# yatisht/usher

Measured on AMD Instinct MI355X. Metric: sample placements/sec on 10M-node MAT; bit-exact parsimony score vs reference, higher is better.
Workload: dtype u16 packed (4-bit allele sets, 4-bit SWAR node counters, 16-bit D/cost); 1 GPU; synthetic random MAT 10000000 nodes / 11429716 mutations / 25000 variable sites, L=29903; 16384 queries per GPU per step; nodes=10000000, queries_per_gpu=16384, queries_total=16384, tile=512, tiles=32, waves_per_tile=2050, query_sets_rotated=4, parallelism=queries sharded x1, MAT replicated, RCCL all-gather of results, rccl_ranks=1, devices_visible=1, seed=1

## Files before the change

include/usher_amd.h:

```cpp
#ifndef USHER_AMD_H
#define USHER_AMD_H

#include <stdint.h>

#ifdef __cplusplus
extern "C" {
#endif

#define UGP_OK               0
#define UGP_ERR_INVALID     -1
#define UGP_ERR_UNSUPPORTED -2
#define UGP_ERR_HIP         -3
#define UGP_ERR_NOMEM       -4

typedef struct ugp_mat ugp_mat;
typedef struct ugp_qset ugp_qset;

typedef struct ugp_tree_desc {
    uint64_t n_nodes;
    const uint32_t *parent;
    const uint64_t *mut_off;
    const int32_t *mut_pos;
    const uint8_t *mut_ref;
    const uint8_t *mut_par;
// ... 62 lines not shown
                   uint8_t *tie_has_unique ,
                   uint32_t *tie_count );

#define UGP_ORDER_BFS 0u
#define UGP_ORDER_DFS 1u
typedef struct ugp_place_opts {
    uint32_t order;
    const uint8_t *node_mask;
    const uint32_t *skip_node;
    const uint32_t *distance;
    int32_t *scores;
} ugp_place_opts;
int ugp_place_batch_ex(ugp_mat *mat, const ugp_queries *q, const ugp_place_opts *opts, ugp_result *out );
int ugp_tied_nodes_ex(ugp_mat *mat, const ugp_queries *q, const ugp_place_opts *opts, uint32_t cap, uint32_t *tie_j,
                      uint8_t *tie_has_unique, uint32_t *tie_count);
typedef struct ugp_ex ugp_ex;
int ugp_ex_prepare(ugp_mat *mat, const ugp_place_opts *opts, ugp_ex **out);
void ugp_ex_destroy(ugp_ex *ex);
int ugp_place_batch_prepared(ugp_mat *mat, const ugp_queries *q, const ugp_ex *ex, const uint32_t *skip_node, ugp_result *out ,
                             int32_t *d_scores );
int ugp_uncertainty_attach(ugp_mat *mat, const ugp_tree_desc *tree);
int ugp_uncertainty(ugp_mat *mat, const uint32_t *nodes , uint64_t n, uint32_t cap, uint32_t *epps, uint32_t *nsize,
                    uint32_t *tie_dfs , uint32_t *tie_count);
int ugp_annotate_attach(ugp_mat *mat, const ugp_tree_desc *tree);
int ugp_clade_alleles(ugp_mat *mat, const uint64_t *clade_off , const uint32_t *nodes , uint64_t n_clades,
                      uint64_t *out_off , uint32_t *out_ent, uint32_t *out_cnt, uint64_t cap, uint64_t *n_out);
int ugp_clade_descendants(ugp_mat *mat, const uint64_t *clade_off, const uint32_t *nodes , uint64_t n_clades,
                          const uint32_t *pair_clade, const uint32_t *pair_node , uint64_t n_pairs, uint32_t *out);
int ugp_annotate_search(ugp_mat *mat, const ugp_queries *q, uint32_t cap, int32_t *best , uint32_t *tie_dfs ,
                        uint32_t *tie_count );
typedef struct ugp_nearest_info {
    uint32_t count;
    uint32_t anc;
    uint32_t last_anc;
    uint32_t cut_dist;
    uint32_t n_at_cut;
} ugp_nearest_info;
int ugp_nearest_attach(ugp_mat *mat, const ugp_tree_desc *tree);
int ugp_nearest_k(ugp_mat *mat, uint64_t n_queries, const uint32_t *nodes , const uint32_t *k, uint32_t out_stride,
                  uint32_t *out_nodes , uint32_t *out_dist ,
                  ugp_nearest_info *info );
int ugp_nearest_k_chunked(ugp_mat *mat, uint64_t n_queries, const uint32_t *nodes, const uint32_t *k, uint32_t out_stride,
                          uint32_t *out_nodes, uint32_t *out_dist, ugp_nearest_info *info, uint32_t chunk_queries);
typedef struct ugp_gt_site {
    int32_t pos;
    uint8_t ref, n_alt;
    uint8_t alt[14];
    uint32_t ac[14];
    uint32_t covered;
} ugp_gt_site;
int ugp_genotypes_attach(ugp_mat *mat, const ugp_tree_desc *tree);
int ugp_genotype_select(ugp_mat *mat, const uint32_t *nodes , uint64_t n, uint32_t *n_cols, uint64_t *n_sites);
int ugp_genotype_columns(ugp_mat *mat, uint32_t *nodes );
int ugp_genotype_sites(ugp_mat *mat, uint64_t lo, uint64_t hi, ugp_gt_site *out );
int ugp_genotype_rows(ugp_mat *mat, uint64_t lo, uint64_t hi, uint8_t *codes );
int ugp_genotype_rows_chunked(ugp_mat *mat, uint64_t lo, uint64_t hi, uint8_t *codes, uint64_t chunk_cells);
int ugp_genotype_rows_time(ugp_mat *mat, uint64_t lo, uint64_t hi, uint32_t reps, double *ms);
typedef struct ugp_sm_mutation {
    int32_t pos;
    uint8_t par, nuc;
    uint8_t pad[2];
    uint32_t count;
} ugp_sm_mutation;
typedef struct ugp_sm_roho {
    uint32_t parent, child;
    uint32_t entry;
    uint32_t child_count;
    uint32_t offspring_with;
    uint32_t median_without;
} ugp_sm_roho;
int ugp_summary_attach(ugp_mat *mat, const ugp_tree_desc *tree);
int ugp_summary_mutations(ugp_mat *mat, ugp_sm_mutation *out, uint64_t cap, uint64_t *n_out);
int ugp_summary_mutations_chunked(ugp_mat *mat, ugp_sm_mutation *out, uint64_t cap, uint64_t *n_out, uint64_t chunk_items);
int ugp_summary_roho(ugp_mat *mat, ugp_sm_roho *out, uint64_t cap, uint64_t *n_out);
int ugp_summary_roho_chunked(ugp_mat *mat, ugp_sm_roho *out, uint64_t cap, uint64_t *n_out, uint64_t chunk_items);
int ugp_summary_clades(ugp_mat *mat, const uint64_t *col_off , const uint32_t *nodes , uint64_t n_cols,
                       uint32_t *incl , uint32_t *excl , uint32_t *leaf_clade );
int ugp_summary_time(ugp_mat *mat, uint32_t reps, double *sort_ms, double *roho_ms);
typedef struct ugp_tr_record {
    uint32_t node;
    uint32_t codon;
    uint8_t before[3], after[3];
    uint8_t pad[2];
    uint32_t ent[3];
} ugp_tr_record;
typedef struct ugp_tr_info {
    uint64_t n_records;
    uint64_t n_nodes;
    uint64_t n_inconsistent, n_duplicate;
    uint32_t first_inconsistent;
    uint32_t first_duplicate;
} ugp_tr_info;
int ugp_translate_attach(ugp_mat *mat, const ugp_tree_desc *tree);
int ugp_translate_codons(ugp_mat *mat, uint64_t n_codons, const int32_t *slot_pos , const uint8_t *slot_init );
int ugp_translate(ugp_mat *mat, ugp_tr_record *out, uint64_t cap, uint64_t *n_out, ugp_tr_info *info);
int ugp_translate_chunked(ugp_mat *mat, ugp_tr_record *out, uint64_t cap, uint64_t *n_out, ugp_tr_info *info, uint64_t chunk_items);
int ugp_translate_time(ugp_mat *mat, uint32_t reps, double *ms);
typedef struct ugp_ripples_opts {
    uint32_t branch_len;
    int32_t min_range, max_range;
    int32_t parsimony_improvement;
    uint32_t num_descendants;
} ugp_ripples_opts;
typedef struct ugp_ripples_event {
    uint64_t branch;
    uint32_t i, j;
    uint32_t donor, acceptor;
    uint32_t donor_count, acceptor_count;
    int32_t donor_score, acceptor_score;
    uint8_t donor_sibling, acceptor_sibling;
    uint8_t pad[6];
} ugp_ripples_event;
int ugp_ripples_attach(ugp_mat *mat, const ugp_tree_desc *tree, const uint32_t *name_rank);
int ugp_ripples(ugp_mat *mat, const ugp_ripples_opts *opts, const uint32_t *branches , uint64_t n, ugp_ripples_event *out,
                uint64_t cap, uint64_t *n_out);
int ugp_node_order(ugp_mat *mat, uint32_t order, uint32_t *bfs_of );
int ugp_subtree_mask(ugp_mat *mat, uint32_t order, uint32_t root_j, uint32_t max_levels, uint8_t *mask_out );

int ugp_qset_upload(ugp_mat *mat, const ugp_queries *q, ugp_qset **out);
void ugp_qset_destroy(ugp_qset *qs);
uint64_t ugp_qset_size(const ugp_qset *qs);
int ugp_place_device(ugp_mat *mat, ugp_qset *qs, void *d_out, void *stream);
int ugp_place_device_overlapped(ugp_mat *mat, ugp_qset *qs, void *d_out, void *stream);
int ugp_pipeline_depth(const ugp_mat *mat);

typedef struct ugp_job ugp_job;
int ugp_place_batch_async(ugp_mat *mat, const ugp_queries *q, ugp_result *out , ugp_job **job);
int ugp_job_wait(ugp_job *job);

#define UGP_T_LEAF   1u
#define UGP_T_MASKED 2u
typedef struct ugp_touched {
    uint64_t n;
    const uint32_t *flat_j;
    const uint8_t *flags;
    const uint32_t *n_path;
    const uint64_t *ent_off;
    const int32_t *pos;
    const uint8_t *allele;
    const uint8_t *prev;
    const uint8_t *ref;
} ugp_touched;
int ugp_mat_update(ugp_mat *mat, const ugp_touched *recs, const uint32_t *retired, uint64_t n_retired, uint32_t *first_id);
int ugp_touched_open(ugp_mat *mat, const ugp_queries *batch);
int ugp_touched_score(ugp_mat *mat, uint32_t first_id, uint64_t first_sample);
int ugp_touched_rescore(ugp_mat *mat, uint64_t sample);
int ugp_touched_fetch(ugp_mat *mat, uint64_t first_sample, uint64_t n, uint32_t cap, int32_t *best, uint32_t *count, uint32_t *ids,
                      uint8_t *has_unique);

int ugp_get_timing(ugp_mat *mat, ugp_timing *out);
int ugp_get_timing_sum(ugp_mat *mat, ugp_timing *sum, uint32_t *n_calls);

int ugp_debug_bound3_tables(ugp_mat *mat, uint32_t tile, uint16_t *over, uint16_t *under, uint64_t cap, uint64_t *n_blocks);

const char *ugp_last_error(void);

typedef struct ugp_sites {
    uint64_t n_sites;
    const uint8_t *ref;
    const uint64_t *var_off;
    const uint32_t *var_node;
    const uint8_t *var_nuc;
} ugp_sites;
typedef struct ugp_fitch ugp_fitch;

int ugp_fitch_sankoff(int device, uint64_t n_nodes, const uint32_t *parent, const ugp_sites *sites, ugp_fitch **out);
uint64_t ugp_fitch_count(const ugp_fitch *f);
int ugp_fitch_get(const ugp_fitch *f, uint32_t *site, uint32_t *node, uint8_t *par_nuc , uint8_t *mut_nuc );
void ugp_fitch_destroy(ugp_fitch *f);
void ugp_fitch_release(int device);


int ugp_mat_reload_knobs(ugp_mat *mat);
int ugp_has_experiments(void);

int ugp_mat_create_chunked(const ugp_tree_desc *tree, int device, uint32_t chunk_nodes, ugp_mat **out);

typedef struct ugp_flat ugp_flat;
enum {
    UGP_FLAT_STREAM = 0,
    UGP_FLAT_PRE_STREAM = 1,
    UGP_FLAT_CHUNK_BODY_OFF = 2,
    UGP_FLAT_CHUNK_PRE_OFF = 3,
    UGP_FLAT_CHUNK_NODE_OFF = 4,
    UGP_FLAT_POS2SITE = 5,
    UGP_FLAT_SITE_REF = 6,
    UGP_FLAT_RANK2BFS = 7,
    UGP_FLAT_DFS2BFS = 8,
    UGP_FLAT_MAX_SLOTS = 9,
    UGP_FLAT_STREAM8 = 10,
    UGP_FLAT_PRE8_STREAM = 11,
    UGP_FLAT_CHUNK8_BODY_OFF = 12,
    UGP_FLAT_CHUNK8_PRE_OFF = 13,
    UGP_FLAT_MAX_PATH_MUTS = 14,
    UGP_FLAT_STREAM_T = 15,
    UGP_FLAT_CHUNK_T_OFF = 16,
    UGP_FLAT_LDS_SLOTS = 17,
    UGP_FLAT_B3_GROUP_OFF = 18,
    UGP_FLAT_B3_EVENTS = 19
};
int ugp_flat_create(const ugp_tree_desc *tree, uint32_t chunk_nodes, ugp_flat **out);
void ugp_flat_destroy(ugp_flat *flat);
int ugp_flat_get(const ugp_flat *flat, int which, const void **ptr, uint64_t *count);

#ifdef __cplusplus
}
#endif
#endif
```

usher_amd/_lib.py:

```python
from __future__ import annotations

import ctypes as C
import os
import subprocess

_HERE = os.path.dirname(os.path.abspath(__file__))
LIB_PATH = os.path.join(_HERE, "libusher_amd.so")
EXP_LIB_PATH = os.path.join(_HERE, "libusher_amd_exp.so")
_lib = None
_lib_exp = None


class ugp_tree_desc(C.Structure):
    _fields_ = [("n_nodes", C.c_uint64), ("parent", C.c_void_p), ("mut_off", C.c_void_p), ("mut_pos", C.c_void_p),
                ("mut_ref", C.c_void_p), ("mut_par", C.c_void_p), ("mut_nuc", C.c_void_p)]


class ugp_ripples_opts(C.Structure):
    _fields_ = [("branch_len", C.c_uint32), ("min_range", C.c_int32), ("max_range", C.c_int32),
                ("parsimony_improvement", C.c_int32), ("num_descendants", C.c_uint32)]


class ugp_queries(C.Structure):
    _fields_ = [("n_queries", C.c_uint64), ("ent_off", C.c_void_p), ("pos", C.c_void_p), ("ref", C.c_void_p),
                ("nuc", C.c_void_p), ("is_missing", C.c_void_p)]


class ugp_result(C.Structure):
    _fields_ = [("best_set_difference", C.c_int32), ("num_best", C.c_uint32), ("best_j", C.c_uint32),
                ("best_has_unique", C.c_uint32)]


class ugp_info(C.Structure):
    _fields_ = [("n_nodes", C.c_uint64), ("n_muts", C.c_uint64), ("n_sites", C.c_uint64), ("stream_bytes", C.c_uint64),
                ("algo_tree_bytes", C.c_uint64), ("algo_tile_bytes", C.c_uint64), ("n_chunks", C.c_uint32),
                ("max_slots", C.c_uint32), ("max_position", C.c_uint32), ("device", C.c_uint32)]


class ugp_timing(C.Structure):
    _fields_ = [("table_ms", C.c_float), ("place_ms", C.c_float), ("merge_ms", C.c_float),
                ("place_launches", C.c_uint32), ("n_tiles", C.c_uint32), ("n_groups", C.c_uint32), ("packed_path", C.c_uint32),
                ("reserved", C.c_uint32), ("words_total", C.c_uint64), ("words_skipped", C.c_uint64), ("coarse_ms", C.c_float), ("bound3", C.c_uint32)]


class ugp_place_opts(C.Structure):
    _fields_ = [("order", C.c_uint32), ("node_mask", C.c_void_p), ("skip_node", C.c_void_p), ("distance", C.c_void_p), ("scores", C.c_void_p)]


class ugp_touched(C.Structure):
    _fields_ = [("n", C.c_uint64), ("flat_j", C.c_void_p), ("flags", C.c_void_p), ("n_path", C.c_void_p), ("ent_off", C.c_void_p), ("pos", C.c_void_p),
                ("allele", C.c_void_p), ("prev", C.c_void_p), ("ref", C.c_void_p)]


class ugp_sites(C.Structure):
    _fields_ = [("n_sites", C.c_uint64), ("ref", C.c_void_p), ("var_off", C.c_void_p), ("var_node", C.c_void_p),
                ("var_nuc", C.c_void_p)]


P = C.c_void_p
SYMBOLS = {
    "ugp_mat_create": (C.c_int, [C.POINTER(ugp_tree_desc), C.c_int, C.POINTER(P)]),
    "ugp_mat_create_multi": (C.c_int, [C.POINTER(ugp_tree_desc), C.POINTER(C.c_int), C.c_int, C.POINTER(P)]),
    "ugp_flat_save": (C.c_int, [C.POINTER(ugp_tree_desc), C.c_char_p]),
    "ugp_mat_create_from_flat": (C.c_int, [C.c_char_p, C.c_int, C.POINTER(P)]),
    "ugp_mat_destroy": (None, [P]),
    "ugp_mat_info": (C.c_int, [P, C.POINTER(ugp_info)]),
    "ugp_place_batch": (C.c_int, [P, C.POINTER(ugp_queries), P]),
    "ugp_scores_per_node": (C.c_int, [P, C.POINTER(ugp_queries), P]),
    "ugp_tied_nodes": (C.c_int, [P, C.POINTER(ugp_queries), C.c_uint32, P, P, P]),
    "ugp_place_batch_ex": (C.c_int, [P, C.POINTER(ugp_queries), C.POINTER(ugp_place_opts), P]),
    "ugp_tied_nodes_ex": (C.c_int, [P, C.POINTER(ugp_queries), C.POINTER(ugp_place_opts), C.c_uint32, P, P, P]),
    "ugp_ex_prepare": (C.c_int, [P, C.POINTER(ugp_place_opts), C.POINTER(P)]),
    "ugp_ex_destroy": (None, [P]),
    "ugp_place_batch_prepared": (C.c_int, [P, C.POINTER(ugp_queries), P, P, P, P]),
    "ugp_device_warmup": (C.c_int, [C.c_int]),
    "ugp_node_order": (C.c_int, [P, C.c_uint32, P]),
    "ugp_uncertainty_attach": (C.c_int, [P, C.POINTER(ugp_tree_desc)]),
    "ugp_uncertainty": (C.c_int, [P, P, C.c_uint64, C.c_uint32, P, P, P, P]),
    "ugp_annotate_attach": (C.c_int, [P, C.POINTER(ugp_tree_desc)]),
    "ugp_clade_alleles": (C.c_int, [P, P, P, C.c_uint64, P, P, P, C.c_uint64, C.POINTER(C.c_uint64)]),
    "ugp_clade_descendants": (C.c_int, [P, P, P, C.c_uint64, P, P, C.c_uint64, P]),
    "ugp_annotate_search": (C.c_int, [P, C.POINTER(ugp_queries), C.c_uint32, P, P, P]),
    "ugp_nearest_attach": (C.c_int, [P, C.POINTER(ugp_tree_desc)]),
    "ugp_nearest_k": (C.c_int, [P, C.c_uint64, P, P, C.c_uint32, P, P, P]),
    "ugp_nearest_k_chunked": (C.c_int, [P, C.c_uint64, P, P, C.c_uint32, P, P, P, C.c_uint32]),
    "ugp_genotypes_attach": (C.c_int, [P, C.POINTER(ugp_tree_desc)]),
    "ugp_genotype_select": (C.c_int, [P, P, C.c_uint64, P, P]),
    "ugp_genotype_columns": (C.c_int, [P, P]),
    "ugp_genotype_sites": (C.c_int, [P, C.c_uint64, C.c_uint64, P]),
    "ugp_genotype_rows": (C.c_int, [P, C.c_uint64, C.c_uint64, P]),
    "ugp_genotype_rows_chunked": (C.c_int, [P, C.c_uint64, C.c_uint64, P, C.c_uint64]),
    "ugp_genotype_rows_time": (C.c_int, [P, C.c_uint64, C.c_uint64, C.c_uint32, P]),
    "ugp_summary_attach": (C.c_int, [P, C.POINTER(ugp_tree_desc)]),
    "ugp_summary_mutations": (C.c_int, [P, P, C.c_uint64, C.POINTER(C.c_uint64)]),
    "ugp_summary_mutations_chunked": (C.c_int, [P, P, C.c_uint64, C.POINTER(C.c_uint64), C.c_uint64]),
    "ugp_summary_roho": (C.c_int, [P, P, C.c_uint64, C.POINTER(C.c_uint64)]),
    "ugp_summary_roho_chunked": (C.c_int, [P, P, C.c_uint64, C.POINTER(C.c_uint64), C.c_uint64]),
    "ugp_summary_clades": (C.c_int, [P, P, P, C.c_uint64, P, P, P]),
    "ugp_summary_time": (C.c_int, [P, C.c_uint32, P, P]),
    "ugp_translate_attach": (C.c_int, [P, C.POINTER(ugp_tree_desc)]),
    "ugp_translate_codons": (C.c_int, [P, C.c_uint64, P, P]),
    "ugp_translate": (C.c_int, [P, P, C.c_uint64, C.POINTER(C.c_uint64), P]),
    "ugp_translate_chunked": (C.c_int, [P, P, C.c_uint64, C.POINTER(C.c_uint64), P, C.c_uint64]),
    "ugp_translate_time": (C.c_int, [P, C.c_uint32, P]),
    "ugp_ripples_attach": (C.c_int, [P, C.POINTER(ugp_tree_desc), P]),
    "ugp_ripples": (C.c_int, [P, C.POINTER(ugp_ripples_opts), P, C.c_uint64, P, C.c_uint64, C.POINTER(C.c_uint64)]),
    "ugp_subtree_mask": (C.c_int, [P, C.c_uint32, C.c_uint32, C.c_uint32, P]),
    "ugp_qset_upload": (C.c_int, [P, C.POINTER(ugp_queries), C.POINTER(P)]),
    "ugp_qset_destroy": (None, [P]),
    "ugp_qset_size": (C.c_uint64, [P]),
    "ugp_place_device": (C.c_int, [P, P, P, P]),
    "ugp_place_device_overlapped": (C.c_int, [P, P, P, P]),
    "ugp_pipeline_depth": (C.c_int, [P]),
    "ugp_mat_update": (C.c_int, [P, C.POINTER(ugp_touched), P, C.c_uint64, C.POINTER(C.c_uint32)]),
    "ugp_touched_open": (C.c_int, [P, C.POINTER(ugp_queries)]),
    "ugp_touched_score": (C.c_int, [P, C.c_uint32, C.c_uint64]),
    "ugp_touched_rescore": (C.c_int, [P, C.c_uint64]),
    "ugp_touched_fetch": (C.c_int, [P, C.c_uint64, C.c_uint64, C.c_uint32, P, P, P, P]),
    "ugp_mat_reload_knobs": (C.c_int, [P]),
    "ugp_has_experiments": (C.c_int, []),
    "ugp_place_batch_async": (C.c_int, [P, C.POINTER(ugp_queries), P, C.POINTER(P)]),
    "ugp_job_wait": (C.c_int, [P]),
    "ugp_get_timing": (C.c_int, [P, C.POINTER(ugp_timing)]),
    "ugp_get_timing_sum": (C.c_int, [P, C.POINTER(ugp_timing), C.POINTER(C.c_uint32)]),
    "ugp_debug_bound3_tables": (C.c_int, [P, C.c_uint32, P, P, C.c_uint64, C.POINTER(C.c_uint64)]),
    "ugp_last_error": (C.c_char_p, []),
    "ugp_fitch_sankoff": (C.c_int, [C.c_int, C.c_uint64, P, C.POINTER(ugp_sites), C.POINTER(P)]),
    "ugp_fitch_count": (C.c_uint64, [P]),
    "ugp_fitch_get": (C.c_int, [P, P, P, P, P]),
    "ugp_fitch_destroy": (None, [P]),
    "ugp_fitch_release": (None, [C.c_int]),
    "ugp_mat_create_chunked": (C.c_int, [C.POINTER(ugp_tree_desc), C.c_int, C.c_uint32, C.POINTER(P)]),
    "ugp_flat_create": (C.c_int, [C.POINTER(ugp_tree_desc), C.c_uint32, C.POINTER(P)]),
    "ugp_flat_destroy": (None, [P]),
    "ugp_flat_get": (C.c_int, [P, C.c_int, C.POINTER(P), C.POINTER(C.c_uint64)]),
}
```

┄┄┄┄┄┄┄┄┄┄┄┄┄┄┄┄┄┄┄┄

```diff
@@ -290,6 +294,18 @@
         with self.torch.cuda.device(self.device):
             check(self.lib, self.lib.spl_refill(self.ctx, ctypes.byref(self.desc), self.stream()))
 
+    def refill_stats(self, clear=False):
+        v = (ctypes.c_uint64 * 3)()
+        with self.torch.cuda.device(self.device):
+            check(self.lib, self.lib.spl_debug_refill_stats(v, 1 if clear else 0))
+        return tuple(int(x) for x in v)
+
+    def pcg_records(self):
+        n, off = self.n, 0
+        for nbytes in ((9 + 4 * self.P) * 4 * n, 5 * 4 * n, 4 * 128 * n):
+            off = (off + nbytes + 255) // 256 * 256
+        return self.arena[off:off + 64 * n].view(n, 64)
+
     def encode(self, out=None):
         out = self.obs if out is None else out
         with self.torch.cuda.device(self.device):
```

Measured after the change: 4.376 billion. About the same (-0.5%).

┄┄┄┄┄┄┄┄┄┄┄┄┄┄┄┄┄┄┄┄

** About this task **
Go through the material and report each line that holds the string "nbytes".

** Completed exercise **
+        for nbytes in ((9 + 4 * self.P) * 4 * n, 5 * 4 * n, 4 * 128 * n):
+            off = (off + nbytes + 255) // 256 * 256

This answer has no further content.